CloudBleed (2017)
Declaration
On February 18, 2017, at 4:11 PM PST, a security researcher from Google’s Project Zero discovered a critical vulnerability in Cloudflare’s infrastructure. The issue was severe enough that he immediately reached out to Cloudflare, and by 4:32 PM, the company was made aware of a possible widespread data leak. This incident was later described as the “Cloudbleed” vulnerability, which was explained in detail by on February 23, 2017.
Cloudflare, a major Content Delivery Network (CDN) provider, had been unknowingly exposing sensitive customer data, including cookies, passwords, HTTPS requests, and private keys. This data leakage occurred due to a bug in how Cloudflare’s edge servers processed HTML content. Worse, search engines like Google had already cached some of the leaked data, making it publicly accessible (The Hacker News).
Initial Investigation & Mitigation Efforts
Upon discovery, Cloudflare engineers quickly convened and correlated the bug with the email obfuscation feature, which had recently undergone a partial migration to a new HTML parser. They disabled this feature globally, but the bug persisted. Further investigation identified two more problematic features:
- Automatic HTTP rewrites
- Server-side excludes
Each of these features also processed HTML content dynamically on the edge servers. While the first two features had global kill switches and were disabled immediately, server-side excludes was an older feature that lacked such a mechanism. Engineers had to develop and deploy a patch to disable it. For further details, please refer to the post-mortem analysis found in Quantifying the Impact of “Cloudbleed”.
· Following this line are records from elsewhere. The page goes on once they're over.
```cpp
int eh_pool_stats(eh_ctx* ctx, uint64_t* out ) {
  if (!ctx || !out) return EH_E_INVALID;
  if (!ctx->pool) { ctx->err = "no work-area pool yet (eh_reserve or a first batch creates it)"; return EH_E_STATE; }
  HIPCHK(ctx, hipSetDevice(ctx->device));
  uint64_t raw[64];
  HIPCHK(ctx, hipMemcpy(raw, ctx->pool->d_ctr, 64 * 8, hipMemcpyDeviceToHost));
  memcpy(out, raw, 40 * 8);
  out[40] = (uint64_t)ctx->pool->ntiers;
  for (int t = 0; t <= POOL_TIERS; t++) {
    out[41 + t] = t >= 1 && t <= ctx->pool->ntiers ? (uint64_t)ctx->pool->cnt[t] | (raw[40 + t] << 32) : 0;
    out[51 + t] = t <= ctx->pool->ntiers ? ctx->pool->cap[t] : 0;
  }
  out[61] = (uint64_t)ctx->pool->refs; out[62] = ctx->nslots; out[63] = 0;
  return EH_OK;
}
int eh_coop_stats(eh_ctx* ctx, uint64_t* out ) {
  if (!ctx || !out) return EH_E_INVALID;
  if (!ctx->pool) { ctx->err = "no work-area pool yet (eh_reserve or a first batch creates it)"; return EH_E_STATE; }
  HIPCHK(ctx, hipSetDevice(ctx->device));
  HIPCHK(ctx, hipMemcpy(out, (const uint8_t*)ctx->pool->d_board.p + offsetof(CoBoard, stat), 8 * 8, hipMemcpyDeviceToHost));
  return EH_OK;
}
```

erlamsa_amd/csrc/eh_host_selftest.h:

```cpp
#pragma once
int eh_selftest_movers(eh_ctx* ctx, uint8_t* buf, uint64_t buf_len, const uint32_t* jobs, uint32_t njobs, uint32_t* eq_out) {
  if (!ctx || !buf || !jobs) return EH_E_INVALID;
  HIPCHK(ctx, hipSetDevice(ctx->device));
  DevBuf<uint8_t> d_buf; DevBuf<uint32_t> d_jobs, d_eq;
  hipError_t e = d_buf.grow(buf_len);
  if (e == hipSuccess) e = d_jobs.grow(5 * (uint64_t)njobs);
  if (e == hipSuccess) e = d_eq.grow(njobs);
  uint8_t* d = d_buf; uint32_t* dj = d_jobs; uint32_t* de = d_eq;
  if (e == hipSuccess) e = hipMemcpy(d, buf, buf_len, hipMemcpyHostToDevice);
  if (e == hipSuccess) e = hipMemcpy(dj, jobs, njobs * 20, hipMemcpyHostToDevice);
  if (e == hipSuccess) e = hipMemset(de, 0, njobs * 4);
  if (e == hipSuccess) {
    hipLaunchKernelGGL(eh_test_copy_kernel, dim3(njobs < 256 ? njobs : 256), dim3(64), 0, 0, d, dj, njobs, de);
    e = hipDeviceSynchronize();
  }
  if (e == hipSuccess) e = hipMemcpy(buf, d, buf_len, hipMemcpyDeviceToHost);
  if (e == hipSuccess && eq_out) e = hipMemcpy(eq_out, de, njobs * 4, hipMemcpyDeviceToHost);
  HIPCHK(ctx, e);
  return EH_OK;
}
int eh_selftest_zlib(eh_ctx* ctx, int op, const uint8_t* in, uint64_t n, uint8_t* out, uint64_t cap, uint64_t* out_len, int32_t* ok) {
  if (!ctx || (!in && n) || !out || !out_len || !ok || op < 0 || op > 5 || op == 3 || (op <= 2 && cap < 64)) return EH_E_INVALID;
  HIPCHK(ctx, hipSetDevice(ctx->device));
  DevBuf<uint8_t> d_in, d_out, d_scratch; DevBuf<uint64_t> d_res;
  hipError_t e = d_in.grow(n + 16);
  if (e == hipSuccess) e = d_out.grow(cap + 16);
  if (e == hipSuccess) e = d_scratch.grow(sizeof(ZDef) > sizeof(ZInf) ? sizeof(ZDef) : sizeof(ZInf));
  if (e == hipSuccess) e = d_res.grow(2);
  uint8_t* di = d_in; uint8_t* dout = d_out; uint8_t* ds = d_scratch; uint64_t* dr = d_res;
  if (e == hipSuccess && n) e = hipMemcpy(di, in, n, hipMemcpyHostToDevice);
  uint64_t r[2] = {0, 0};
  if (e == hipSuccess) {
    hipLaunchKernelGGL(eh_test_zlib_kernel, dim3(1), dim3(64), 0, 0, op, (const uint8_t*)di, n, dout, cap, ds, dr);
    e = hipDeviceSynchronize();
  }
  if (e == hipSuccess) e = hipMemcpy(r, dr, 16, hipMemcpyDeviceToHost);
  if (e == hipSuccess && r[1] && r[0] <= cap && r[0]) e = hipMemcpy(out, dout, r[0], hipMemcpyDeviceToHost);
  HIPCHK(ctx, e);
  *out_len = r[0]; *ok = (int32_t)r[1];
  return EH_OK;
}
int eh_selftest_sort_by_priority(const uint32_t* pri, uint32_t n, uint32_t* perm) {
  if ((!pri || !perm) && n) return EH_E_INVALID;
  PL in;
  for (uint32_t i = 0; i < n; i++) in.push_back(PItem{pri[i], (int)i});
  PL out = otp_sort_desc_strict(in);
  for (uint32_t i = 0; i < n; i++) perm[i] = (uint32_t)out[i].id;
  return EH_OK;
}
```

erlamsa_amd/csrc/eh_sgml.h:

```cpp
#pragma once
#include "eh_doc.h"

namespace eh {

enum { E_LT = 1, E_GT, E_WS, E_EQ, E_SL, E_SQ, E_DQ, E_DASH, E_QM, E_BANG, E_SLGT, E_QGT, E_CMTEND, E_SPACE };
constexpr uint32_t ES_WS = (1u << E_WS) | (1u << E_SPACE);
constexpr uint32_t ES_EV = ES_WS | (1u << E_GT) | (1u << E_EQ);
constexpr uint32_t ES_STOP = ES_EV | (1u << E_SLGT);
constexpr uint32_t ES_DASH = (1u << E_DASH) | (1u << E_CMTEND);
EH_DEV uint32_t sg_class(uint32_t b) {
  const uint64_t t0 = ((uint64_t)E_WS << 36) | ((uint64_t)E_WS << 40) | ((uint64_t)E_WS << 52);
  const uint64_t t2 = ((uint64_t)E_SPACE << 0) | ((uint64_t)E_BANG << 4) | ((uint64_t)E_DQ << 8) | ((uint64_t)E_SQ << 28) | ((uint64_t)E_DASH << 52) | ((uint64_t)E_SL << 60);
  const uint64_t t3 = ((uint64_t)E_LT << 48) | ((uint64_t)E_EQ << 52) | ((uint64_t)E_GT << 56) | ((uint64_t)E_QM << 60);
  uint64_t t = b < 16 ? t0 : (b < 32 ? 0ull : (b < 48 ? t2 : t3));
  return b < 64 ? (uint32_t)((t >> (4 * (b & 15))) & 15) : 0u;
}

__constant__ uint8_t c_sglit[24] = {'<', '>', ' ', '=', '\'', '"', '<', '/', ' ', '/', '>', '<', '?', '?', '>', '<', '!', '<', '!', '-', '-', '-', '-', '>'};
enum { SL_LT = 0, SL_GT = 1, SL_SP = 2, SL_EQ = 3, SL_SQ = 4, SL_DQ = 5, SL_LTSL = 6, SL_SPSLGT = 8, SL_LTQ = 11, SL_QGT = 13, SL_LTBANG = 15, SL_CMT = 17, SL_CMTEND = 21 };
EH_DEV cbptr sglit(int k) { return (cbptr)&c_sglit[k]; }

enum { TK_OPEN = 1, TK_CLOSE = 2, TK_SC = 3, TK_TEXT = 4, TK_BANG = 5, TK_COMMENT = 6, TK_QUE = 7, TK_KIND = 0xFF, TF_EMPTY = 0x100, TF_PAIRED = 0x200 };
struct SgTok { uint32_t kind, p0, np, na, nb, par0, npar; int32_t match; };
struct SgParam { uint32_t na, nb, va, vb, delim, pad; };
// ... 194 lines not shown
  };
  auto find_stop = [&](uint32_t from) -> uint32_t {
    uint32_t i = from;
    for (int k = 0; k < 8; k++) { if (!have(i)) return nev; if ((ES_STOP >> (EV(i) & 15u)) & 1u) return i; i++; }
    if (!have(i)) return nev;
    const uint32_t j = mm.nstop[i];
    if (j < nev && j >= reach) reach = j + 1;
    return j;
  };
  do {
    if (pos >= L) break;
    const uint32_t ca = cls_here();
    if (ca == E_SLGT || ca == E_GT || ca == E_EQ) break;
    R.an = pos;
    step1();
    const uint32_t ja = find_stop(ei);
    if (ja >= nev || bail) break;
    R.ae = EV(ja) >> 4; pos = R.ae; ei = ja;
    skipws();
    R.va = pos; R.vb = pos;
    if (pos < L && cls_here() == E_EQ) {
      R.eqpos = pos;
      step1(); skipws();
      if (pos >= L) break;
      const uint32_t cv = cls_here();
      if (cv == E_SQ || cv == E_DQ) {
        const uint32_t ff = cv == E_SQ ? mm.sq : mm.dq;
        uint32_t i = ei + 1, jq = nev;
        if (i < ff) { while (have(i)) { if ((EV(i) & 15u) == cv) { jq = i; break; } i++; } }
        if (jq >= nev) break;
        R.va = pos + 1; R.vb = EV(jq) >> 4; R.delim = cv == E_SQ ? 1u : 2u;
        pos = R.vb + 1; ei = jq + 1;
      } else {
        const uint32_t ju = find_stop(ei);
        if (ju >= nev || bail) break;
        R.va = pos; R.vb = EV(ju) >> 4; pos = R.vb; ei = ju;
      }
      skipws();
    }
    if (bail) break;
    R.term = 0; R.npos = pos; R.nei = ei; R.nws = ws_sp ? 1u : 0u;
  } while (false);
  R.reach = reach;
  return R;
}
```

Despite these measures, the root cause remained unclear, and there was a lingering risk of reoccurrence.
Root Cause Analysis
The engineers determined that all three affected features used Cloudflare’s new HTML parser (cf-html), which replaced an older parser generated with Ragel, a finite state machine-based parser. However, the bug actually originated in the old Ragel-based parser, which had been in use for years without causing issues.
The bug was triggered by an edge case involving unclosed HTML attributes at the end of a data buffer. In such cases, the parser would attempt to reprocess an attribute but fail to check for buffer boundaries correctly. A pre-increment operation caused the parser’s pointer (p) to skip over the check that should have stopped it from reading past valid memory. As a result, heap memory beyond the allocated buffer was accessed, leading to unintended data exposure (Cloudflare Incident Report). The new parser’s migration process inadvertently triggered this pre-existing bug by handling buffers differently, exposing memory that the old system never accessed.